Ces « Vêpres de Noël » dans le goût de San Marco sont les troisièmes du genre après celles de Stevens (1979, Nonesuch) et Van Nevel (2003, Etcetera). La nouvelle version puise elle aussi dans la monumentale Selva morale de 1640-1641. Sauf que les antiennes grégoriennes précédant les psaumes sont ici remplacées par des Intonatione d'orgue de Giovanni Gabrieli. Elles permettent de goûter les sonorités somptueuses de l'instrument de Santa Catarina à Trévise, aux vingt-trois jeux très typés. Dans les pièces vocales, sa registration variée souligne les colorations savoureuses apportées par les seize instrumentistes (Eva Saladin et Claudio Rado aux violons, Frithjof Smith et Gebhard David aux cornets) et les vingt-quatre chanteurs. L'opulence sonore fédérée par l'orgue règne autant dans les vastes psaumes choraux concertants que dans les concerti sacri.

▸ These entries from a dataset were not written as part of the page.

int osb_conv_desc_fill(void *desc_host, const void *src0, int32_t c0, const void *src1, int32_t c1, const int32_t *nbr, int64_t n_out,
                       int32_t K, const void *wtiles, int32_t cout, const float *scale, const float *shift, const void *res,
                       int32_t relu, void *out_split, float *out_f32, const int32_t *out_row_map, const int32_t *cmap,
                       int32_t cmap_cout, void *ws, size_t ws_bytes, int32_t barrier_before) {
  OSB_CHECK(desc_host != nullptr, "osb_conv_desc_fill: no descriptor");
  OSB_CHECK(src0 && c0 > 0 && c0 % 32 == 0 && c1 >= 0 && c1 % 32 == 0, "osb_conv_desc_fill: channel counts must be multiples of 32 (c0=%d c1=%d)", c0, c1);
  OSB_CHECK((c1 == 0) == (src1 == nullptr), "osb_conv_desc_fill: src1 / c1 mismatch");
  OSB_CHECK(K >= 1 && K <= 32, "osb_conv_desc_fill: K=%d not supported (<= 32)", K);
  OSB_CHECK(nbr != nullptr || K == 1, "osb_conv_desc_fill: identity map needs K == 1");
  OSB_CHECK(n_out > 0 && n_out < (1ll << 31), "osb_conv_desc_fill: bad row count");
  OSB_CHECK(cout % 32 == 0 && cout > 0, "osb_conv_desc_fill: cout (%d) must be a multiple of 32", cout);
// ... 1 lines not shown
  OSB_CHECK((scale == nullptr) == (shift == nullptr), "osb_conv_desc_fill: scale and shift go together");
  OSB_CHECK(cmap == nullptr || (cmap_cout > 0 && cmap_cout % 32 == 0 && cout % cmap_cout == 0 && res == nullptr),
            "osb_conv_desc_fill: bad dense-transpose arguments");
  OSB_CHECK((cmap ? cmap_cout : cout) <= CH_SS_FLOATS, "osb_conv_desc_fill: more than %d output channels per row", CH_SS_FLOATS);
  ConvDesc d{};
  const int cin = c0 + c1;
  d.src0 = (const uint8_t *)src0; d.src1 = (const uint8_t *)src1; d.nbr = nbr; d.wtiles = (const uint8_t *)wtiles;
  d.scale = scale; d.shift = shift; d.res = (const uint8_t *)res; d.out_split = (uint8_t *)out_split; d.out_f32 = out_f32;
  d.out_row_map = out_row_map; d.cmap = cmap; d.n_out = n_out; d.K = K; d.nb0 = c0 / 32; d.nb1 = c1 / 32;
  d.cout = cout; d.cout_pad = chain_cout_pad(cout); d.nt = chain_nt(cout); d.n_ntiles = d.cout_pad / d.nt;
  d.relu = relu; d.cmap_cout = cmap_cout; d.m_tiles = (int)ceil_div(n_out, CH_M);
  d.nsub_max = (d.nt <= 128 && g_chain_nsub >= 2) ? 2 : 1;
  d.barrier_before = barrier_before ? 1 : 0;
  d.nsplit = cmap ? 1 : chain_nsplit(n_out, K, cin, cout, osb_conv_chain_grid(), g_chain_force_split, g_chain_nsub);
  const int T = K * (cin / 32);
  d.stages_per_split = (T + d.nsplit - 1) / d.nsplit;
  d.nsplit = (T + d.stages_per_split - 1) / d.stages_per_split;
  d.partial = nullptr;
  if (d.nsplit > 1) {
    const size_t need = (size_t)d.nsplit * n_out * d.cout_pad * sizeof(float);
    OSB_CHECK(ws != nullptr && ws_bytes >= need, "osb_conv_desc_fill: workspace of %zu bytes required (got %zu)", need, ws_bytes);
    d.partial = (float *)ws;
  }
  memcpy(desc_host, &d, sizeof(d));
  return 0;
}
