int medmoe_adam_groups_step(float* p, const float* g, float* m, float* v, void* p_bf16, long long n, const long long* run_end, const float* run_lr_mult, const float* run_wd_mult, int n_runs, double lr, double beta1, double beta2, double eps, double weight_decay, int decoupled, int step, const float* grad_normsq, float max_norm, float grad_scale, hipStream_t stream);

int medmoe_grad_pack_bf16(const float* g, void* out_bf16, long long n, float scale, hipStream_t stream);
int medmoe_sumsq_det_bf16(const void* g_bf16, long long n, float* out, float* scratch, hipStream_t stream);
int medmoe_adam_step_g16(float* p, const void* g_bf16, float* m, float* v, void* p_bf16, long long n, double lr, double beta1, double beta2, double eps, double weight_decay, int step, const float* grad_normsq, float max_norm, float grad_scale, hipStream_t stream);
int medmoe_adam_groups_step_g16(float* p, const void* g_bf16, float* m, float* v, void* p_bf16, long long n, const long long* run_end, const float* run_lr_mult, const float* run_wd_mult, int n_runs, double lr, double beta1, double beta2, double eps, double weight_decay, int decoupled, int step, const float* grad_normsq, float max_norm, float grad_scale, hipStream_t stream);

int medmoe_adam_step_ema(float* p, const float* g, float* m, float* v, void* p_bf16, long long n, double lr, double beta1, double beta2, double eps, double weight_decay, int step, const float* grad_normsq, float max_norm, float grad_scale, float* ema, float one_minus_decay, hipStream_t stream);
int medmoe_adam_groups_step_ema(float* p, const float* g, float* m, float* v, void* p_bf16, long long n, const long long* run_end, const float* run_lr_mult, const float* run_wd_mult, int n_runs, double lr, double beta1, double beta2, double eps, double weight_decay, int decoupled, int step, const float* grad_normsq, float max_norm, float grad_scale, float* ema, float one_minus_decay, hipStream_t stream);
int medmoe_adam_step_ema_g16(float* p, const void* g_bf16, float* m, float* v, void* p_bf16, long long n, double lr, double beta1, double beta2, double eps, double weight_decay, int step, const float* grad_normsq, float max_norm, float grad_scale, float* ema, float one_minus_decay, hipStream_t stream);
int medmoe_adam_groups_step_ema_g16(float* p, const void* g_bf16, float* m, float* v, void* p_bf16, long long n, const long long* run_end, const float* run_lr_mult, const float* run_wd_mult, int n_runs, double lr, double beta1, double beta2, double eps, double weight_decay, int decoupled, int step, const float* grad_normsq, float max_norm, float grad_scale, float* ema, float one_minus_decay, hipStream_t stream);

int medmoe_cast_bf16(const float* src, void* dst, long long n, hipStream_t stream);

int medmoe_transpose_many(const void* src, void* dst, const long long* table, int n_entries, int max_tiles, hipStream_t stream);

int medmoe_set_option(int key, int value);
int medmoe_last_gemm_nt_kernel(void);

int medmoe_quant_rows_e4m3(const void* x, int ldx, const int* rowmap, const float* colscale, const int* slot_expert, int rows_per_slot, void* q, float* s, int M, int K, hipStream_t stream);
int medmoe_quant_weights_e4m3(const float* w, void* q, void* qT, float* s, int G, int N, int K, hipStream_t stream);
int medmoe_gemm_fp8_grouped(const void* Aq, const float* sa, const void* Bq, const float* sb, const float* bias, void* C, int ldc, const void* residual, const void* aux, const int* tiles, const int* tile_count, int max_tiles, int N, int K, long long strideB, long long strideSb, long long strideBias, int epi, hipStream_t stream);

int medmoe_quant_rows_mx(const void* x, int ldx, const int* rowmap, void* q, void* s, int M, int K, hipStream_t stream);
int medmoe_quant_weights_mx(const float* w, void* q, void* sq, void* qT, void* sT, int G, int N, int K, hipStream_t stream);
int medmoe_gemm_mx_grouped(const void* Aq, const void* sa, const void* Bq, const void* sb, const float* bias, void* C, int ldc, const void* residual, const void* aux, void* Cq, void* Csq, const int* tiles, const int* tile_count, int max_tiles, int N, int K, long long strideB, long long strideSb, long long strideBias, int epi, hipStream_t stream);

int medmoe_dropout_mask(unsigned char* out_u8, long long rows, int cols, int cols_padded, long long seed, long long step, long long site, long long thresh, hipStream_t stream);
int medmoe_dropout_apply(const void* x, void* y, long long rows, int cols, int is_f32, long long seed, long long step, long long site, long long thresh, float scale, hipStream_t stream);
int medmoe_dropout_add_layernorm_fwd(const void* z, const void* residual, const float* gamma, const float* beta, void* x1, void* y, float* mean, float* rstd, int rows, int D, float eps, long long seed, long long step, long long site, long long thresh, float scale, hipStream_t stream);
int medmoe_attn_drop_fwd(const void* qkv, void* out, float* lse, const unsigned char* key_mask, int B, int N, int H, int head_dim, long long seed, long long step, long long site, long long thresh, float scale, hipStream_t stream);
int medmoe_attn_drop_bwd(const void* qkv, const void* out, const void* dout, const float* lse, const unsigned char* key_mask, void* dqkv, float* delta, int B, int N, int H, int head_dim, long long seed, long long step, long long site, long long thresh, float scale, hipStream_t stream);

int medmoe_drop_path_scales(float* out, const double* p_host, int n_sites, int B, long long sample0, long long seed, long long step, long long site0, hipStream_t stream);
int medmoe_scale_add_layernorm_fwd(const void* z, const void* residual, const float* scale, int rows_per_sample, const float* gamma, const float* beta, void* x1, void* y, float* mean, float* rstd, int rows, int D, float eps, hipStream_t stream);
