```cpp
#if PN_DBG_PHASES
    pnm3::PhaseClock pk_dummy_;
#endif
    const PnTrip* tr = fa.trips;
    const int lane = threadIdx.x & 63, wv = threadIdx.x >> 6;
    if (PN_FUSED_FRESH_ARGS && blockIdx.x == 0 && threadIdx.x == 0) {
        const FusedArgs& fk = fused_args_fresh(fa);
        const pnm::MarchParams& ak = fused_karg_fresh<pnm::MarchParams, 0>(a);
        const pnm2::March2Tables& tk = fused_karg_fresh<pnm2::March2Tables, 1>(tb);
        if (fk.trips != fa.trips || fk.rays_t != fa.rays_t || fk.N_rays != fa.N_rays || fk.image_out != fa.image_out || fk.seg_back != fa.seg_back || ak.rays_o != a.rays_o ||
            ak.grid != a.grid || ak.hgs != a.hgs || tk.nb != tb.nb || tk.rec != tb.rec) atomicOr(&fa.dev->err, 32);
    }
    const float x_scale = XF ? fa.x_scales[0] : 1.0f, x_rscale = XF ? fa.x_scales[1] : 1.0f;
    int A = 0, sb0 = 0, n_active = 0;
    if (QUEUED) {
        if (threadIdx.x < 64) {
            const int cnt = seg_count(WHOLE ? fa.active_counts : fa.samp_counts, lane);
            int inc = cnt;
#pragma unroll
            for (int o = 1; o < 64; o <<= 1) {
                const int u = __shfl_up(inc, o);
                if (lane >= o) inc += u;
            }
            s_pref[lane + 1] = inc;
            if (lane == 0) s_pref[0] = 0;
        }
        __syncthreads();
        n_active = s_pref[PN_SEGS];
        const long long chunks = ((long long)n_active + AC - 1) / AC;
        const bool ok = tr->n_alive == (int)fa.N_rays && tr->n_step == 1 && tr->step_base == 0 && (long long)n_active * 8 <= (long long)fa.N_rays &&
                        (chunks + (long long)gridDim.x) * AC <= (long long)fa.blist_cap &&
                        (WHOLE ? (chunks + (long long)gridDim.x - 1) / (long long)gridDim.x <= PN_FUSED_MAXCHUNKS : true);
        if (!ok) return;
        sb0 = 1;
    } else {
        A = tr->n_alive; sb0 = tr->step_base;
        if (!(A > 0 && tr->n_step == 8 && tr->dense != 0)) return;
    }

    for (int i = threadIdx.x; i < IMG16; i += PN_FUSED_WAVES * 64) wimg[i] = fa.wimg_g[i];
    if (threadIdx.x < 16 * sizeof(PnFusedLevel) / 16) wimg[IMG16 + threadIdx.x] = reinterpret_cast<const uint4*>(fa.lv)[threadIdx.x];
    for (int i = threadIdx.x; i < 3 * MAXT; i += PN_FUSED_WAVES * 64) hist[i] = 0;
    if (threadIdx.x == 0) { s_cursor = 0; s_bres = s_bready = s_bhead = s_sres = s_sready = s_shead = s_a1done = 0; }
    if (QUEUED) {
        const int n_items0 = WHOLE ? (n_active + AC - 1) / AC : (n_active + 31) / 32;
        const int mine0 = (int)blockIdx.x < n_items0 ? (n_items0 - (int)blockIdx.x + (int)gridDim.x - 1) / (int)gridDim.x : 0;
        if (threadIdx.x == 0) s_pending = mine0;
        if (WHOLE)
            for (int i = threadIdx.x; i < PN_FUSED_MAXCHUNKS; i += PN_FUSED_WAVES * 64) s_pend[i] = 64;
    }
    __syncthreads();

    const int sub = lane & 7, gbase = lane & ~7, grp = lane >> 3;
    const uint32_t wave_g = blockIdx.x * PN_FUSED_WAVES + wv;
    const uint32_t slotw = (FOLD ? fa.N_rays : 0u) + wave_g * 64u, slot0 = slotw + (uint32_t)grp * 8u;
    float4* stage = stage_all + wv * PN_FUSED_STAGE;
    const uint4* __restrict__ wl = wimg + lane;
    const int half = lane >> 5, s32 = lane & 31;
    const PnFusedLevel* lds_lv = reinterpret_cast<const PnFusedLevel*>(wimg + IMG16) + 8 * half;
    __amdgpu_buffer_rsrc_t emb_rsrc = __builtin_amdgcn_make_buffer_rsrc(const_cast<uint32_t*>(fa.emb_h), 0, (int)fa.emb_bytes, 0x00020000);
    float* const X = LXYZ ? xyz_all + wv * 192 + grp * 24 : fa.xyzs + (size_t)slot0 * 3;
    float* const Dd = LXYZ ? nullptr : fa.dirs + (size_t)slot0 * 3;
    float* const dl = fa.deltas + (size_t)slot0 * 2;

    const bool clk = fa.clocks != nullptr;
    unsigned long long c_acc[10] = {0, 0, 0, 0, 0, 0, 0, 0, 0, 0}, c_t = 0, rounds = 0;
    auto tick = [&](int k) __attribute__((always_inline)) {
        if (clk) {
            asm volatile("s_waitcnt vmcnt(0) lgkmcnt(0)" ::: "memory");
            const unsigned long long n = __builtin_readcyclecounter();
            c_acc[k] += n - c_t;
            c_t = n;
        }
    };
    unsigned long long rt0 = 0;
    if (clk) { c_t = __builtin_readcyclecounter(); rt0 = __builtin_amdgcn_s_memrealtime(); }

    float r_ox = 0.f, r_oy = 0.f, r_oz = 0.f, r_dx = 1.f, r_dy = 1.f, r_dz = 1.f, r_rdx = 1.f, r_rdy = 1.f, r_rdz = 1.f, r_far = 0.f, r_t = 0.f;
    auto network_tile = [&](uint32_t slot, float4* lds_out = nullptr, const float* lds_xyz = nullptr, int dir_lane = 0) __attribute__((always_inline)) {
        pnm3::Float3 p, d;
        if (LXYZ && lds_xyz) {
            p = *reinterpret_cast<const pnm3::Float3*>(lds_xyz);
            d.x = __shfl(r_dx, dir_lane); d.y = __shfl(r_dy, dir_lane); d.z = __shfl(r_dz, dir_lane);
        } else {
            p = *reinterpret_cast<const pnm3::Float3*>(fa.xyzs + (size_t)slot * 3);
            d = *reinterpret_cast<const pnm3::Float3*>(fa.dirs + (size_t)slot * 3);
        }
        float sigma_logit, e[3];
        if (HALF) {
            float g2[8];
            tile_sigma_net_h<4>(fa.lv, wimg, emb_rsrc, wl, half, fa.net_bound, p.x, p.y, p.z, g2);
            sigma_logit = g2[0];
            __builtin_amdgcn_sched_barrier(0);
            tile_color_net_h(wl, wimg, half, g2, d.x, d.y, d.z, e);
        } else if (XF) {
            const f32x16 h2 = tile_sigma_net_x<PN_BF_LU>(reinterpret_cast<const PnByteLevel*>(lds_lv), fa.emb, wl, half, fa.net_bound, fa.net_inv2b, p.x, p.y, p.z, x_scale);
            sigma_logit = h2[0] * x_rscale;
            __builtin_amdgcn_sched_barrier(0);
            tile_color_net_x(wl, wimg, half, h2, d.x, d.y, d.z, e);
        } else {
            const f32x16 h2 = tile_sigma_net<PN_BF_LU>(reinterpret_cast<const PnByteLevel*>(lds_lv), fa.emb, wl, half, fa.net_bound, fa.net_inv2b, p.x, p.y, p.z);
            sigma_logit = h2[0];
            __builtin_amdgcn_sched_barrier(0);
            tile_color_net(wl, wimg, half, h2, d.x, d.y, d.z, e);
        }
        if (half == 0) {
            const float sg_ = tile_sigma_out(fa.density_scale, sigma_logit);
            const float c0_ = HALF ? tile_rgb_out_h(e[0]) : tile_rgb_out(e[0]), c1_ = HALF ? tile_rgb_out_h(e[1]) : tile_rgb_out(e[1]),
                        c2_ = HALF ? tile_rgb_out_h(e[2]) : tile_rgb_out(e[2]);
            if (lds_out) {
                *lds_out = make_float4(sg_, c0_, c1_, c2_);
            } else {
                fa.sigmas[slot] = sg_;
                fa.rgbs[(size_t)slot * 3] = c0_; fa.rgbs[(size_t)slot * 3 + 1] = c1_; fa.rgbs[(size_t)slot * 3 + 2] = c2_;
            }
        }
    };
    auto network64 = [&](unsigned long long rm, bool own = true, uint32_t lane_slot = 0u) __attribute__((always_inline)) {
#pragma unroll 1
        for (int tile = 0; tile < 2; tile++) {
            if (!((rm >> (32 * tile)) & 0xFFFFFFFFull)) continue;
            network_tile(own ? slotw + 32u * (uint32_t)tile + (uint32_t)s32 : lane_slot, (PN_FUSED_LDS_OUT && own) ? stage + 32 * tile + s32 : nullptr,
                         (LXYZ && own) ? xyz_all + wv * 192 + (32 * tile + s32) * 3 : nullptr, (4 * tile + (s32 >> 3)) * 8);
        }
    };
    auto wave_sync_mem = [&]() __attribute__((always_inline)) {
        __builtin_amdgcn_fence(__ATOMIC_RELEASE, "workgroup");
        asm volatile("s_waitcnt vmcnt(0)" ::: "memory");
        __builtin_amdgcn_fence(__ATOMIC_ACQUIRE, "workgroup");
    };

    int share = 0;
    const int* my_list = nullptr;
    int my_chunks = 0;
    int *a_index = nullptr, *blist = nullptr;
    int4* strag = nullptr;
    uint32_t a_base = 0;
    bool go_on = true;
    auto lds_ld = [](int* p_) __attribute__((always_inline)) { return __hip_atomic_load(p_, __ATOMIC_RELAXED, __HIP_MEMORY_SCOPE_WORKGROUP); };
    auto lds_st = [](int* p_, int v) __attribute__((always_inline)) { __hip_atomic_store(p_, v, __ATOMIC_RELAXED, __HIP_MEMORY_SCOPE_WORKGROUP); };
    auto q_claim = [&](int* head, int* ready, int want, int& take) __attribute__((always_inline)) {
        int base = 0;
        take = 0;
        for (;;) {
            const int h = lds_ld(head), r = lds_ld(ready);
            const int t_ = min(want, r - h);
            if (t_ <= 0) break;
            if (atomicCAS(head, h, h + t_) == h) { base = h; take = t_; break; }
        }
        return base;
    };
    auto q_publish = [&](int* ready, int base, int n) __attribute__((always_inline)) {
        while (lds_ld(ready) != base) __builtin_amdgcn_s_sleep(1);
        lds_st(ready, base + n);
    };
    auto chunk_finish = [&](int ci) __attribute__((always_inline)) {
#pragma unroll 1
        for (int tile = 0; tile < AC / 32; tile++) {
            const int pos = ci * AC + tile * 32 + s32;
            const uint32_t slot = a_base + (uint32_t)pos;
            const bool has = fa.deltas[(size_t)slot * 2] != 0.0f;
            const unsigned long long em = __ballot(has && half == 0);
            if (!em) continue;
            if (lane == 0) {
                atomicAdd(&hist[MAXT], (int)__popcll(em));
                if (a.stats) atomicAdd(a.stats + 3, (unsigned long long)__popcll(em));
            }
            network_tile(slot);
            wave_sync_mem();
            tick(7);
            bool on = false;
            int idx = -1;
            if (has && half == 0) {
                idx = a_index[pos];
                on = composite_one(idx, slot, 1u, fa.T_thresh, fa.rays_t, fa.sigmas, fa.rgbs, fa.deltas, fa.weights_sum, fa.depth, fa.image) && go_on;
                if (!on && fa.finalize) finalize_ray(fa, idx);
            }
            const unsigned long long om = __ballot(on);
            wave_sync_mem();
            if (om) {
                int base = 0;
                if (lane == 0) base = atomicAdd(&s_bres, (int)__popcll(om));
                base = __builtin_amdgcn_readfirstlane(base);
                if (on) blist[base + (int)__popcll(om & ((1ull << lane) - 1ull))] = idx;
                wave_sync_mem();
                if (lane == 0) q_publish(&s_bready, base, (int)__popcll(om));
            }
            tick(8);
        }
        if (lane == 0) atomicSub(&s_pending, 1);
// ... 174 lines not shown
                    f_has = e < n_active;
                    if (f_has) {
                        int lo = 0, hi = PN_SEGS;
                        while (hi - lo > 1) {
                            const int mid = (lo + hi) >> 1;
                            if (s_pref[mid] <= e) lo = mid; else hi = mid;
                        }
                        f_slot = (uint32_t)fa.list_seg[(size_t)lo * fa.list_seg_cap + (e - s_pref[lo])];
                    }
                    f_slot = f_has ? f_slot : (uint32_t)__builtin_amdgcn_readlane((int)f_slot, (int)__builtin_ctzll(__ballot(f_has)));
                }
            }
            if (!fold_round) {
                int fin = 0;
                if (lane == 0) fin = (lds_ld(&s_pending) == 0 && lds_ld(&s_bhead) >= lds_ld(&s_bready)) ? 1 : 0;
                if (__builtin_amdgcn_readfirstlane(fin)) break;
                __builtin_amdgcn_s_sleep(32);
                tick(9);
                continue;
            }
        }
        unsigned long long net_mask = 0ull;
        bool have_ray = false;
        if (fold_round) {
            net_mask = __ballot(f_has && half == 0);
            if (lane == 0) atomicAdd(&hist[MAXT], (int)__popcll(net_mask));
            tick(0);
        } else {
        rounds++;
        tick(0);
        have_ray = index >= 0;
        if (have_ray && sub == 0) atomicAdd(&hist[j], 1);
        const pnm::MarchParams& am = fused_karg_fresh<pnm::MarchParams, 0>(a);
        const pnm2::March2Tables& tbm = fused_karg_fresh<pnm2::March2Tables, 1>(tb);
        pnm3::RayConsts c;
        pnm3::frame_consts(am, c);
        c.ox = r_ox; c.oy = r_oy; c.oz = r_oz; c.dx = r_dx; c.dy = r_dy; c.dz = r_dz; c.rdx = r_rdx; c.rdy = r_rdy; c.rdz = r_rdz; c.far = r_far;
        pnm3::RayState st{0.f, 0.f, 0u};
        bool have = false;
        if (have_ray) {
            float t = r_t;
            t += pnm::clampf(t * am.dt_gamma, c.dt_min, c.dt_max) * 0.0f;
            st.last_t = t;
            st.t = t;
            have = t < c.far;
        }
        const bool done = pnm3::march_window<K, MULTI, 8, PN_FUSED_STAGE, 1>(am, tbm, c, 8u, sub, gbase, lane, stage, X, Dd, dl, st, PN_FUSED_WROUNDS, have PN_FUSED_PK);
        const bool deferred = have && !done;
// ... 7 lines not shown
            pnm3::frame_consts(am, c2);
            c2.ox = readlane_f(c.ox, L); c2.oy = readlane_f(c.oy, L); c2.oz = readlane_f(c.oz, L);
            c2.dx = readlane_f(c.dx, L); c2.dy = readlane_f(c.dy, L); c2.dz = readlane_f(c.dz, L);
            c2.rdx = readlane_f(c.rdx, L); c2.rdy = readlane_f(c.rdy, L); c2.rdz = readlane_f(c.rdz, L);
            c2.far = readlane_f(c.far, L);
            pnm3::RayState s2{readlane_f(st.t, L), readlane_f(st.last_t, L), (uint32_t)__builtin_amdgcn_readlane((int)st.step, L)};
            const size_t sl = (size_t)slotw + (size_t)(L >> 3) * 8;
            pnm3::march_window<K, MULTI, 64, PN_FUSED_STAGE, 1>(am, tbm, c2, 8u, lane, 0, lane, stage, LXYZ ? xyz_all + wv * 192 + (L >> 3) * 24 : fa.xyzs + sl * 3,
                                                                LXYZ ? nullptr : fa.dirs + sl * 3, fa.deltas + sl * 2, s2, 0x7fffffff, true PN_FUSED_PK);
            if (gbase == L) st.step = s2.step;
        }
        const uint32_t emitted = have_ray ? st.step : 0u;
        if (have_ray && sub == 0 && emitted) {
            atomicAdd(&hist[MAXT + j], (int)emitted);
            if (a.stats) atomicAdd(a.stats + 3, (unsigned long long)emitted);
        }
        if (have_ray && (uint32_t)sub >= emitted) {
            dl[2 * sub] = 0.0f; dl[2 * sub + 1] = 0.0f;
            X[3 * sub] = X[3 * sub + 1] = X[3 * sub + 2] = 0.0f;
            if (!LXYZ) Dd[3 * sub] = Dd[3 * sub + 1] = Dd[3 * sub + 2] = 0.0f;
        }
        wave_sync_mem();
        tick(2);
        net_mask = __ballot(have_ray);
        }
        network64(net_mask, !fold_round, f_slot);
        wave_sync_mem();
        tick(fold_round ? 7 : 3);
        if (fold_round) {
            bool on = false;
            int idx = -1;
            if (f_has && half == 0) {
                idx = fa.alive[f_slot];
                on = composite_one(idx, f_slot, 1u, fa.T_thresh, fa.rays_t, fa.sigmas, fa.rgbs, fa.deltas, fa.weights_sum, fa.depth, fa.image) && go_on;
                if (!on && fa.finalize) finalize_ray(fa, idx);
            }
            const unsigned long long om = __ballot(on);
            wave_sync_mem();
            if (om) {
                int base = 0;
                if (lane == 0) base = atomicAdd(&s_bres, (int)__popcll(om));
                base = __builtin_amdgcn_readfirstlane(base);
                if (on) blist[base + (int)__popcll(om & ((1ull << lane) - 1ull))] = idx;
                wave_sync_mem();
                if (lane == 0) q_publish(&s_bready, base, (int)__popcll(om));
            }
            if (lane == 0) atomicSub(&s_pending, 1);
            tick(8);
            continue;
// ... 6 lines not shown
        alive = __shfl(alive, gbase);
        r_t = __shfl(r_t, gbase);
        if (have_ray) {
            if (alive && (uint32_t)(sb0 + 8 * (j + (QUEUED ? 0 : 1))) < fa.max_steps && j + 1 < MAXT) j++;
            else {
                if (QUEUED && fc.finalize && sub == 0) finalize_ray(fc, index);
                index = -1;
            }
        }
        tick(4);
    }
    if (clk && lane == 0) {
        for (int k = 0; k < 5; k++) atomicAdd(fa.clocks + k, c_acc[k]);
        atomicAdd(fa.clocks + 5, rounds);
        atomicAdd(fa.clocks + 6, 1ull);
        atomicAdd(fa.clocks + 7, __builtin_amdgcn_s_memrealtime() - rt0);
        atomicMax(fa.clocks + 8, rounds);
        atomicMax(fa.clocks + 9, __builtin_amdgcn_s_memrealtime() - rt0);
        if (QUEUED)
            for (int k = 5; k < 10; k++) atomicAdd(fa.clocks + 5 + k, c_acc[k]);
    }

    __syncthreads();
    for (int i = threadIdx.x; i < 3 * MAXT; i += PN_FUSED_WAVES * 64) {
        const int v = hist[i];
        if (v) atomicAdd(fa.ctl + PN_FUSED_CTL_HIST + i, v);
    }
    asm volatile("s_waitcnt vmcnt(0)" ::: "memory");
    __syncthreads();
    if (threadIdx.x == 0) {
        const int old = atomicAdd(fa.ctl + PN_FUSED_CTL_DONE, 1);
        s_last = (old == (int)gridDim.x - 1) ? 1 : 0;
    }
    __syncthreads();
    if (!s_last || threadIdx.x >= 64) return;
    int m = 0;
    long long n_samples_total = 0;
    for (int j0 = 0; j0 < MAXT; j0 += 64) {
        const int jj = j0 + lane;
        int* hp = fa.ctl + PN_FUSED_CTL_HIST + jj;
        int al = __hip_atomic_load(hp, __ATOMIC_RELAXED, __HIP_MEMORY_SCOPE_AGENT);
        const int em = __hip_atomic_load(hp + MAXT, __ATOMIC_RELAXED, __HIP_MEMORY_SCOPE_AGENT);
        const int tl = __hip_atomic_load(hp + 2 * MAXT, __ATOMIC_RELAXED, __HIP_MEMORY_SCOPE_AGENT);
        if (QUEUED && jj == 0) al = (int)fa.N_rays;
        m += (int)__popcll(__ballot(al > 0));
        {
// ... 79 lines not shown
```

Ceux-ci tiennent lieu de reprises d'antiennes (comme dans le Vespro de 1610), où s'illustrent Alice Borciani avec Francesca Cassinari (radieux Venite sitientes ) et Carlos Mena (suave Hodie Christus natus est ). Si le contre-ténor éblouit par la précision de son ornementation, les redoutables passaggi du Lau-date pueri secondo mettent les deux ténors à la peine.

 

Dans le célèbre Confitebor « alla francese », la soprano solo est opposée, non aux quatre parties de cordes ou aux quatre chanteurs habituels, mais à une masse chorale impressionnante, tandis que l'orgue s'adonne à de réjouissantes diminutions. L'effet de contraste est prodigieux ! Le Beatus vir primo est non moins somptueusement paré, avec quintette de soliste, imposante cappella et riche instrumentation (cornets, trombones et ensemble à cordes). Cette délicieuse parodie du balletto « Chiome d'oro » prend alors une dimension monumentale, tout comme le rutilant Magnificat primo de 1641 (dont le Fecit potentiam fait éclater les accents guerriers du stile concitato ) et l'imposant Cantate Domino a 6 conclusif. Une majesté sonore conforme à la mythique grandeur des offices de San Marco.